As many Human Resource professionals use social media to find qualified candidates who have a scrupulous professional integrity, and many encourage their employees to expand their contacts via social networks; diminishing the myth that, using the internet during working hours will affect their business; rather online interactions will promote their business.
Nowadays, It is important for companies to come up with new approaches and new thinking which will help them to increase their business dealings and increase their revenue. Another worth full aspect of social media is that companies can share their information with a wide audience; which has a long-term benefit because these relationships will attract people to do business with them in the long run. This even applies to customer service.
Social media will become an expedient tool for HR professionals when proper systems are used to measure the results of using it. Many see tremendous potential in social media tools for sharing real-time ideas and solutions with co-workers. Having perennial relationships with good quality people will result in stronger relationships which will, in turn, position their business in a way where others will pay attention to what they have to offer.
HR professionals use tools like Twitter Tab to keep up with the industry changes and news and also to collect information and articles for their job and related certifications. They also do blogging to inform about the concepts, practices, and methodologies of their business. The concept “thinking out of the box” applies when it comes to HR and social media. They now realize the need for rewarding this kind of thinking.
Companies are also trying to create a Hr tool which will analyze not just a job candidate’s LinkedIn profile, Twitter feed, and Facebook postings, but also their activity on speciality sites specific to their professions, such as the open-source community forums. By reviewing many posts of the candidate, any HR professional can easily come to know about Strength and weaknesses of a candidate because they post everything without thinking about a particular job.
Few other tools also can be developed both a mobile-optimized career site and a smartphone app to pull together all the information about the company’s recruiting efforts into one easy-for-Millennials-to-access place. Prospective employees could visit the mobile app to search and apply for jobs, join a talent community, receive job alerts, and get an insider’s view of what it is like to work for the organization.
This approach to recruitment is creating a new technical world order where job applicants are found and evaluated by their merits and contributions, rather than by how well they sell themselves in an interview.
With the advent of social media, HR professionals are now reviewing the corporate values. The only thing that is for certain is social media can dramatically castrate expectations. So it is beneficial for all industries and businesses or to anyone who has not yet embraced it; to grow with this new technologies and see how it can incorporate into their workplace through efficacious strategies.

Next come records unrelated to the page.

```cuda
int update_loop(const void* packed, const float* pyr, const float* support, const uint8_t* track_valid, float* coords,
                float* vis, float* conf, const float* time_emb, int iters, const ct3_loop_shape* shape,
                void* workspace, size_t workspace_bytes, cudaStream_t stream) {
  if (!packed || !pyr || !support || !coords || !vis || !conf || !time_emb || !workspace)
    return fail(CT3_EINVAL, "null argument%s");
  if (int rc = check_shape(shape, Use::kLoop)) return rc;
  if (iters < 0) return fail(CT3_EINVAL, "iters must be >= 0%s");
  if (int rc = check_aligned(workspace, "workspace")) return rc;
  const ct3_loop_shape& s = *shape;
  const int T = s.T, N = s.N, G = s.G, H4 = s.H4, W4 = s.W4, T_pyr = s.T_pyr > 0 ? s.T_pyr : s.T;
  const Workspace W = carve(workspace, s);
  if (int rc = check_space(workspace_bytes, W.total, "workspace")) return rc;
  const Layout& L = layout();
  Runner R{reinterpret_cast<const uint8_t*>(packed), L, stream, g_opt_gemm};
  GroupPlan gp;
  if (int rc = plan_groups(gp, s.group_sizes, G, T, N, s.group_T, W.groups, R.s)) return rc;
  std::vector<int32_t> track_len;
  if (s.group_T) {
    track_len.resize((size_t)N + (size_t)kV * G);
    std::vector<int32_t> track_group((size_t)N);
    for (int g = 0, n0 = 0; g < G; ++g) {
      const int n = s.group_sizes ? s.group_sizes[g] : N;
      for (int i = 0; i < n; ++i) { track_len[n0 + i] = s.group_T[g]; track_group[n0 + i] = g; }
      for (int i = 0; i < kV; ++i) track_len[(size_t)N + (size_t)kV * g + i] = s.group_T[g];
      n0 += n;
    }
    CK(launch_upload_i32(W.track_len, track_len.data(), (int)track_len.size(), R.s), "upload track lengths");
    CK(launch_upload_i32(W.track_group, track_group.data(), N, R.s), "upload track groups");
    gp.track_len = W.track_len;
    gp.track_len_host = track_len.data();
  }
  FrameMap fm;
  if (s.T_pyr > 0) {
    CK(launch_upload_i32(W.frames, s.group_frames, G * T, R.s), "upload frame map");
    fm.frames = W.frames;
    fm.goff = G > 1 ? gp.off : nullptr;
// ... 356 lines not shown
```

cotracker_b200/csrc/attention_p2v.cu:

```cuda
#include "gemm.cuh"
#include "kernels.cuh"

namespace ct3 {
namespace {

constexpr int PV_THREADS = 128;
constexpr int PV_STQ = 128 * kDh * 4;
constexpr int PV_STK = 64 * kDh * 4;
constexpr int PV_TILE_Q = 128 * 128;
constexpr int PV_TILE_K = 64 * 128;
constexpr int PV_OFF_SQ = 0;
constexpr int PV_OFF_SK = PV_OFF_SQ + PV_STQ;
constexpr int PV_OFF_SV = PV_OFF_SK + PV_STK;
constexpr int PV_OFF_Q = PV_OFF_SV + PV_STK;
constexpr int PV_OFF_K = PV_OFF_Q + 2 * PV_TILE_Q;
constexpr int PV_OFF_V = PV_OFF_K + 2 * PV_TILE_K;
constexpr int PV_OFF_BAR = PV_OFF_V + kDh * 128;
constexpr int PV_OFF_END = PV_OFF_V + 2 * PV_TILE_K;
constexpr int PV_SMEM = PV_OFF_END + 1024;
constexpr uint32_t PV_LOAD_BYTES = PV_STQ + 2 * PV_STK;
static_assert(2 * (PV_SMEM + 1024) <= 233472, "two CTAs per SM");
static_assert(128 * kDh * 2 <= PV_TILE_Q, "one plane of output rows fits one Q/P tile");
static_assert(kDh == 48 && kV == 64, "chunk arithmetic below");

struct P2vMaps { CUtensorMap q, kv, out; };

__device__ __forceinline__ uint32_t swz(int r, int c16) { return (uint32_t)(r * 128 + ((c16 ^ (r & 7)) << 4)); }

__global__ void __launch_bounds__(PV_THREADS, 2)
attn_p2v_tc_kernel(const __grid_constant__ P2vMaps maps, AttnParams p, int tiles_per_seq) {
  extern __shared__ __align__(1024) uint8_t smem_raw[];
  uint8_t* smem = smem_align1024(smem_raw);
  uint64_t* bar_ld = reinterpret_cast<uint64_t*>(smem + PV_OFF_BAR);
  const int r = threadIdx.x, warp = r >> 5, lane = r & 31;
  const int t = blockIdx.x / tiles_per_seq, tile = blockIdx.x % tiles_per_seq;
  int n0 = tile * 128, kv0 = 0, n_end = p.Lq;
  if (p.gtile) {
    const int g = p.gtile[2 * tile];
    n0 = p.gtile[2 * tile + 1];
    kv0 = g * kV;
    n_end = p.goff[g + 1];
  }
  const bool tma_store = n0 + 128 <= n_end || n_end == p.Lq;

  for (int i = r; i < (PV_OFF_END - PV_OFF_Q) / 16; i += PV_THREADS)
    reinterpret_cast<uint4*>(smem + PV_OFF_Q)[i] = make_uint4(0, 0, 0, 0);
  __syncthreads();
  if (r == 0) {
    tma_prefetch_desc(&maps.q);
    tma_prefetch_desc(&maps.kv);
    tma_prefetch_desc(&maps.out);
    mbar_init(bar_ld, 1);
    fence_barrier_init();
  }
  __syncthreads();
  const float qscale = p.scale * 1.44269504088896340736f;
  const int rq = 16 * warp + (lane >> 2), cq = 2 * (lane & 3);
  const uint32_t sQ = smem_u32(smem + PV_OFF_Q), sK = smem_u32(smem + PV_OFF_K), sV = smem_u32(smem + PV_OFF_V);
  const int kv_key = (warp & 1) * 32 + lane, kv_c0 = (warp >> 1) * 6 + lane;

  auto issue_loads = [&](int h) {
    mbar_arrive_expect_tx(bar_ld, PV_LOAD_BYTES);
    tma_load_3d(smem + PV_OFF_SQ, &maps.q, p.q_col + h * kDh, t, n0, bar_ld);
    tma_load_3d(smem + PV_OFF_SK, &maps.kv, p.k_col + h * kDh, t, kv0, bar_ld);
    tma_load_3d(smem + PV_OFF_SV, &maps.kv, p.v_col + h * kDh, t, kv0, bar_ld);
  };
  if (r == 0) issue_loads(0);

  for (int h = 0; h < kHeads; ++h) {
    const uint32_t ph = (uint32_t)(h & 1);
    mbar_wait(bar_ld, ph);
    {
      const float4* sq = reinterpret_cast<const float4*>(smem + PV_OFF_SQ);
      const int slot = r & 7;
#pragma unroll
      for (int j = 0; j < 8; ++j) {
        const int row = j * 16 + (r >> 3);
        uint4 qh = make_uint4(0, 0, 0, 0), ql = make_uint4(0, 0, 0, 0);
        if (slot < 6) {
          const float4 a = sq[row * 12 + 2 * slot], b = sq[row * 12 + 2 * slot + 1];
          split2(a.x * qscale, a.y * qscale, qh.x, ql.x);
          split2(a.z * qscale, a.w * qscale, qh.y, ql.y);
          split2(b.x * qscale, b.y * qscale, qh.z, ql.z);
          split2(b.z * qscale, b.w * qscale, qh.w, ql.w);
        }
        *reinterpret_cast<uint4*>(smem + PV_OFF_Q + swz(row, slot)) = qh;
        *reinterpret_cast<uint4*>(smem + PV_OFF_Q + PV_TILE_Q + swz(row, slot)) = ql;
      }
      const float4* sk = reinterpret_cast<const float4*>(smem + PV_OFF_SK) + kv_key * 12;
      const float4* sv = reinterpret_cast<const float4*>(smem + PV_OFF_SV) + kv_key * 12;
#pragma unroll
      for (int j = 0; j < 6; ++j) {
        const int c = (kv_c0 + j) % 12;
        const float4 a = sk[c];
        uint32_t h0, l0, h1, l1;
        split2(a.x, a.y, h0, l0);
        split2(a.z, a.w, h1, l1);
        const uint32_t off = swz(kv_key, c >> 1) + (uint32_t)((c & 1) * 8);
        *reinterpret_cast<uint2*>(smem + PV_OFF_K + off) = make_uint2(h0, h1);
        *reinterpret_cast<uint2*>(smem + PV_OFF_K + PV_TILE_K + off) = make_uint2(l0, l1);
        const float4 b = sv[c];
        const float vals[4] = {b.x, b.y, b.z, b.w};
#pragma unroll
        for (int i = 0; i < 4; ++i) {
          const int d = 4 * c + i;
          const bf16pair sp = split_bf16(vals[i]);
          const uint32_t vo = swz(d, kv_key >> 3) + (uint32_t)((kv_key & 7) * 2);
          *reinterpret_cast<__nv_bfloat16*>(smem + PV_OFF_V + vo) = sp.hi;
          *reinterpret_cast<__nv_bfloat16*>(smem + PV_OFF_V + PV_TILE_K + vo) = sp.lo;
        }
      }
    }
    fence_proxy_async_smem();
    __syncthreads();
    if (r == 0 && h + 1 < kHeads) issue_loads(h + 1);
    float s0[32], s1[32];
    wgmma_fence();
#pragma unroll
    for (int kk = 0; kk < kDh / 16; ++kk) {
      const uint32_t ko = kk * 32;
      const uint64_t kh = gmma_desc_sw128(sK + ko), kl = gmma_desc_sw128(sK + PV_TILE_K + ko);
      const uint32_t first = kk != 0 ? 1u : 0u;
      wgmma_tile<64, false>(s0, gmma_desc_sw128(sQ + PV_TILE_Q + ko), kh, first);
      wgmma_tile<64, false>(s0, gmma_desc_sw128(sQ + ko), kl, 1u);
      wgmma_tile<64, false>(s0, gmma_desc_sw128(sQ + ko), kh, 1u);
      wgmma_tile<64, false>(s1, gmma_desc_sw128(sQ + 8192 + PV_TILE_Q + ko), kh, first);
      wgmma_tile<64, false>(s1, gmma_desc_sw128(sQ + 8192 + ko), kl, 1u);
      wgmma_tile<64, false>(s1, gmma_desc_sw128(sQ + 8192 + ko), kh, 1u);
    }
    wgmma_commit();
    wgmma_wait0(s0);
    wgmma_wait0(s1);
    __syncthreads();
#pragma unroll
    for (int hh = 0; hh < 2; ++hh) {
      float (&sc)[32] = hh ? s1 : s0;
#pragma unroll
      for (int rr = 0; rr < 2; ++rr) {
        float m = -INFINITY;
#pragma unroll
        for (int j = 0; j < 8; ++j) m = fmaxf(m, fmaxf(sc[4 * j + 2 * rr], sc[4 * j + 2 * rr + 1]));
        m = fmaxf(m, __shfl_xor_sync(0xffffffffu, m, 1));
        m = fmaxf(m, __shfl_xor_sync(0xffffffffu, m, 2));
        float l = 0.f;
#pragma unroll
        for (int j = 0; j < 8; ++j) {
          sc[4 * j + 2 * rr] = exp2f(sc[4 * j + 2 * rr] - m);
          sc[4 * j + 2 * rr + 1] = exp2f(sc[4 * j + 2 * rr + 1] - m);
          l += sc[4 * j + 2 * rr] + sc[4 * j + 2 * rr + 1];
        }
        l += __shfl_xor_sync(0xffffffffu, l, 1);
        l += __shfl_xor_sync(0xffffffffu, l, 2);
        const float inv = 1.0f / l;
        const int row = 64 * hh + rq + 8 * rr;
#pragma unroll
        for (int j = 0; j < 8; ++j) {
          uint32_t ph, pl;
          split2(sc[4 * j + 2 * rr] * inv, sc[4 * j + 2 * rr + 1] * inv, ph, pl);
          const uint32_t off = swz(row, j) + (uint32_t)(cq * 2);
          *reinterpret_cast<uint32_t*>(smem + PV_OFF_Q + off) = ph;
          *reinterpret_cast<uint32_t*>(smem + PV_OFF_Q + PV_TILE_Q + off) = pl;
        }
      }
    }
    fence_proxy_async_smem();
    __syncthreads();
    float o0[24], o1[24];
    wgmma_fence();
#pragma unroll
    for (int kk = 0; kk < 4; ++kk) {
      const uint32_t ko = kk * 32;
      const uint64_t vh = gmma_desc_sw128(sV + ko), vl = gmma_desc_sw128(sV + PV_TILE_K + ko);
      const uint32_t first = kk != 0 ? 1u : 0u;
      wgmma_tile<48, false>(o0, gmma_desc_sw128(sQ + PV_TILE_Q + ko), vh, first);
      wgmma_tile<48, false>(o0, gmma_desc_sw128(sQ + ko), vl, 1u);
      wgmma_tile<48, false>(o0, gmma_desc_sw128(sQ + ko), vh, 1u);
      wgmma_tile<48, false>(o1, gmma_desc_sw128(sQ + 8192 + PV_TILE_Q + ko), vh, first);
      wgmma_tile<48, false>(o1, gmma_desc_sw128(sQ + 8192 + ko), vl, 1u);
      wgmma_tile<48, false>(o1, gmma_desc_sw128(sQ + 8192 + ko), vh, 1u);
    }
    wgmma_commit();
    wgmma_wait0(o0);
    wgmma_wait0(o1);
    __syncthreads();
#pragma unroll
    for (int hh = 0; hh < 2; ++hh) {
      const float (&oc)[24] = hh ? o1 : o0;
#pragma unroll
      for (int rr = 0; rr < 2; ++rr) {
        const int row = 64 * hh + rq + 8 * rr;
#pragma unroll
        for (int j = 0; j < 6; ++j) {
          uint32_t oh, ol;
          split2(oc[4 * j + 2 * rr], oc[4 * j + 2 * rr + 1], oh, ol);
          const int off = row * (kDh * 2) + (8 * j + cq) * 2;
          *reinterpret_cast<uint32_t*>(smem + PV_OFF_Q + off) = oh;
          *reinterpret_cast<uint32_t*>(smem + PV_OFF_Q + PV_TILE_Q + off) = ol;
        }
      }
    }
    fence_proxy_async_smem();
    __syncthreads();
    if (tma_store) {
      if (r == 0) {
        tma_store_3d(&maps.out, h * kDh, t, n0, smem + PV_OFF_Q);
        tma_store_3d(&maps.out, p.lo_off + h * kDh, t, n0, smem + PV_OFF_Q + PV_TILE_Q);
        bulk_commit();
        bulk_wait_read0();
      }
    } else {
      for (int i = r; i < (n_end - n0) * 12; i += PV_THREADS) {
        const int row = i / 12, plane = (i % 12) / 6, c = i % 6;
        const uint4 v = *reinterpret_cast<const uint4*>(smem + PV_OFF_Q + plane * PV_TILE_Q + row * (kDh * 2) + c * 16);
        __nv_bfloat16* dst = p.out + ((int64_t)t * p.q_seq_stride + (int64_t)(n0 + row) * p.q_tok_stride) * p.out_ld +
                             plane * p.lo_off + h * kDh + c * 8;
        *reinterpret_cast<uint4*>(dst) = v;
      }
    }
    __syncthreads();
  }
  if (r == 0) bulk_wait0();
}

}

bool attention_p2v_supported(const AttnParams& p) {
  return (p.gtile ? p.Lk >= kV && p.Lk % kV == 0 : p.Lk == kV) && p.Lq >= 1 && (p.q_ld % 4) == 0 && (p.kv_ld % 4) == 0 && (p.q_col % 4) == 0 && (p.k_col % 4) == 0 &&
         (p.v_col % 4) == 0 && (p.out_ld % 8) == 0 && (p.lo_off % 8) == 0 &&
         ((reinterpret_cast<uintptr_t>(p.q) | reinterpret_cast<uintptr_t>(p.kv) | reinterpret_cast<uintptr_t>(p.out)) & 15) == 0;
}

cudaError_t launch_attention_p2v(const AttnParams& p, cudaStream_t s) {
  if (!attention_p2v_supported(p)) return cudaErrorInvalidValue;
  P2vMaps maps;
  {
    const uint64_t qd[3] = {(uint64_t)p.q_ld, (uint64_t)p.num_seq, (uint64_t)p.Lq};
    const uint64_t qs[2] = {(uint64_t)p.q_seq_stride * p.q_ld * 4, (uint64_t)p.q_tok_stride * p.q_ld * 4};
    const uint32_t qb[3] = {(uint32_t)kDh, 1, 128};
    const uint64_t kd[3] = {(uint64_t)p.kv_ld, (uint64_t)p.num_seq, (uint64_t)p.Lk};
    const uint64_t ks[2] = {(uint64_t)p.k_seq_stride * p.kv_ld * 4, (uint64_t)p.k_tok_stride * p.kv_ld * 4};
    const uint32_t kb[3] = {(uint32_t)kDh, 1, 64};
    const uint64_t od[3] = {(uint64_t)p.out_ld, (uint64_t)p.num_seq, (uint64_t)p.Lq};
    const uint64_t os[2] = {(uint64_t)p.q_seq_stride * p.out_ld * 2, (uint64_t)p.q_tok_stride * p.out_ld * 2};
    const uint32_t ob[3] = {(uint32_t)kDh, 1, 128};
    if (!encode_tensor_map(&maps.q, CU_TENSOR_MAP_DATA_TYPE_FLOAT32, 3, p.q, qd, qs, qb, CU_TENSOR_MAP_SWIZZLE_NONE) ||
        !encode_tensor_map(&maps.kv, CU_TENSOR_MAP_DATA_TYPE_FLOAT32, 3, p.kv, kd, ks, kb, CU_TENSOR_MAP_SWIZZLE_NONE) ||
        !encode_tensor_map(&maps.out, CU_TENSOR_MAP_DATA_TYPE_BFLOAT16, 3, p.out, od, os, ob, CU_TENSOR_MAP_SWIZZLE_NONE))
      return cudaErrorInvalidValue;
  }
  static DeviceOnce attr;
  cudaError_t e = once_per_device(attr, [&] {
    return cudaFuncSetAttribute(attn_p2v_tc_kernel, cudaFuncAttributeMaxDynamicSharedMemorySize, PV_SMEM);
  });
  if (e != cudaSuccess) return e;
  const int tiles = p.gtile ? p.tiles : (p.Lq + 127) / 128;
  attn_p2v_tc_kernel<<<p.num_seq * tiles, PV_THREADS, PV_SMEM, s>>>(maps, p, tiles);
  return cudaGetLastError();
}

}
```

cotracker_b200/csrc/kernels.cuh:

```cuda
#pragma once
#include "../../include/ct3_b200.h"
#include "common.cuh"

namespace ct3 {

struct PyramidLayout {
  int64_t off[kL];
  int h[kL], w[kL];
  int64_t total;
};
PyramidLayout pyramid_layout(int T, int H4, int W4);
cudaError_t launch_prepare_pyramid(const float* fmaps, int T, int H4, int W4, float* pyr, cudaStream_t s);
cudaError_t launch_sample_support(const float* pyr, int T, int H4, int W4, const int32_t* qframes,
                                  const float* qcoords, int N, const uint8_t* acc_mask, float* support,
                                  cudaStream_t s);

cudaError_t launch_pyramid_pools(int T, int H4, int W4, float* pyr, cudaStream_t s);

cudaError_t launch_prepare_frames(const void* src, int dtype, int T, int H, int W, int64_t st, int64_t sc, int64_t sh,
                                  int64_t sw, int oh, int ow, float* out, cudaStream_t s);

cudaError_t launch_finish_tracks(const float* fwd_tracks, const float* fwd_vis, const float* bwd_tracks,
                                 const float* bwd_vis, const float* queries, int B, int T, int N, int n_keep,
                                 float threshold, float scale_x, float scale_y, float* tracks, uint8_t* visibility,
                                 cudaStream_t s);

cudaError_t launch_online_window_begin(const ct3_online_stream* streams, int K, int64_t max_elems, int S, int step,
                                       float inv_stride, const int32_t* qframes, const float* qcoords, int N,
                                       uint8_t* valid, uint8_t* entering, int32_t* rel, float* coords_init,
                                       float* vis_init, float* conf_init, cudaStream_t s);
cudaError_t launch_online_window_end(const ct3_online_stream* streams, int K, int64_t max_elems, float stride,
                                     const float* coords, const float* vis, const float* conf, int N, float threshold,
                                     cudaStream_t s);

constexpr int kRenderMaxRadius = 255;
cudaError_t launch_render_prepare(const void* src, int dtype, int T, int H, int W, int64_t st, int64_t sc, int64_t sh,
                                  int64_t sw, int pad, int gray, uint8_t* out, cudaStream_t s);
cudaError_t launch_render_tracks(uint8_t* frames, int T, int H, int W, const float* pts, const uint8_t* visible,
                                 const uint8_t* colors, const uint8_t* draw_mask, int N, int radius, int linewidth,
                                 int trail, int query_frame, const double* alphas, const double* diff, int* keys,
                                 cudaStream_t s);
cudaError_t launch_render_flow_colors(const float* pts, int T, int N, int query_frame, uint8_t* colors, void* workspace,
                                      cudaStream_t s);
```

There are many organizations where employees not only demand to bring their own devices to work but also want to use these mobile devices to change the way they work with peers, communicate with their manager and even interact with the HR department. Employees are requesting to view new job postings on their tablets, learn and collaborate with peers on their smartphones, and provide feedback on a team member’s performance with the click of a button.
According to a Microsoft survey of 9,000 workers across 32 countries, 31 percent would be willing to spend their money on a new social tool if it made them more efficient at work. This last finding is quite interesting as it shows the extent to which Millennial employees, who will make up 50% of the 2020 workplace, see the business value of using technology on the job.
In the business context, Gamification is taking the essence of games—attributes like puzzles, play, transparency, design and competition—and applying them to a range of real-world processes inside an organization, from new hire onboarding to learning & development, and health & wellness. Video game players are known for being singularly focused while at play. So naturally, companies have begun to ask how they can harness that same level of engagement and apply it to critical problem-solving, onboarding new hires or developing new leaders.
The annual performance review is dead now companies are leveraging the wisdom of the crowds and discovering that by leveraging social recognition data managers can continuously collect information on employee performance. This result is an on-going dialogue rather than a once a year review.
Many companies created the Social Learning Camp profiling companies re-imaging learning. They boiled down to one realization: social learning is not new; in fact, we have always learned from one another in the workplace. Only now that social media has revolutionized how we communicate in our personal lives, organizations are bringing “social” inside the enterprise and adopting tools to make it far easier to find experts, collaborate with peers and learn both from and with colleagues.
Thus seeing so many benefits of social media in HR organizations should use it to develop five critical skills for leaders: negotiation, communication, time management, change management and problem-solving.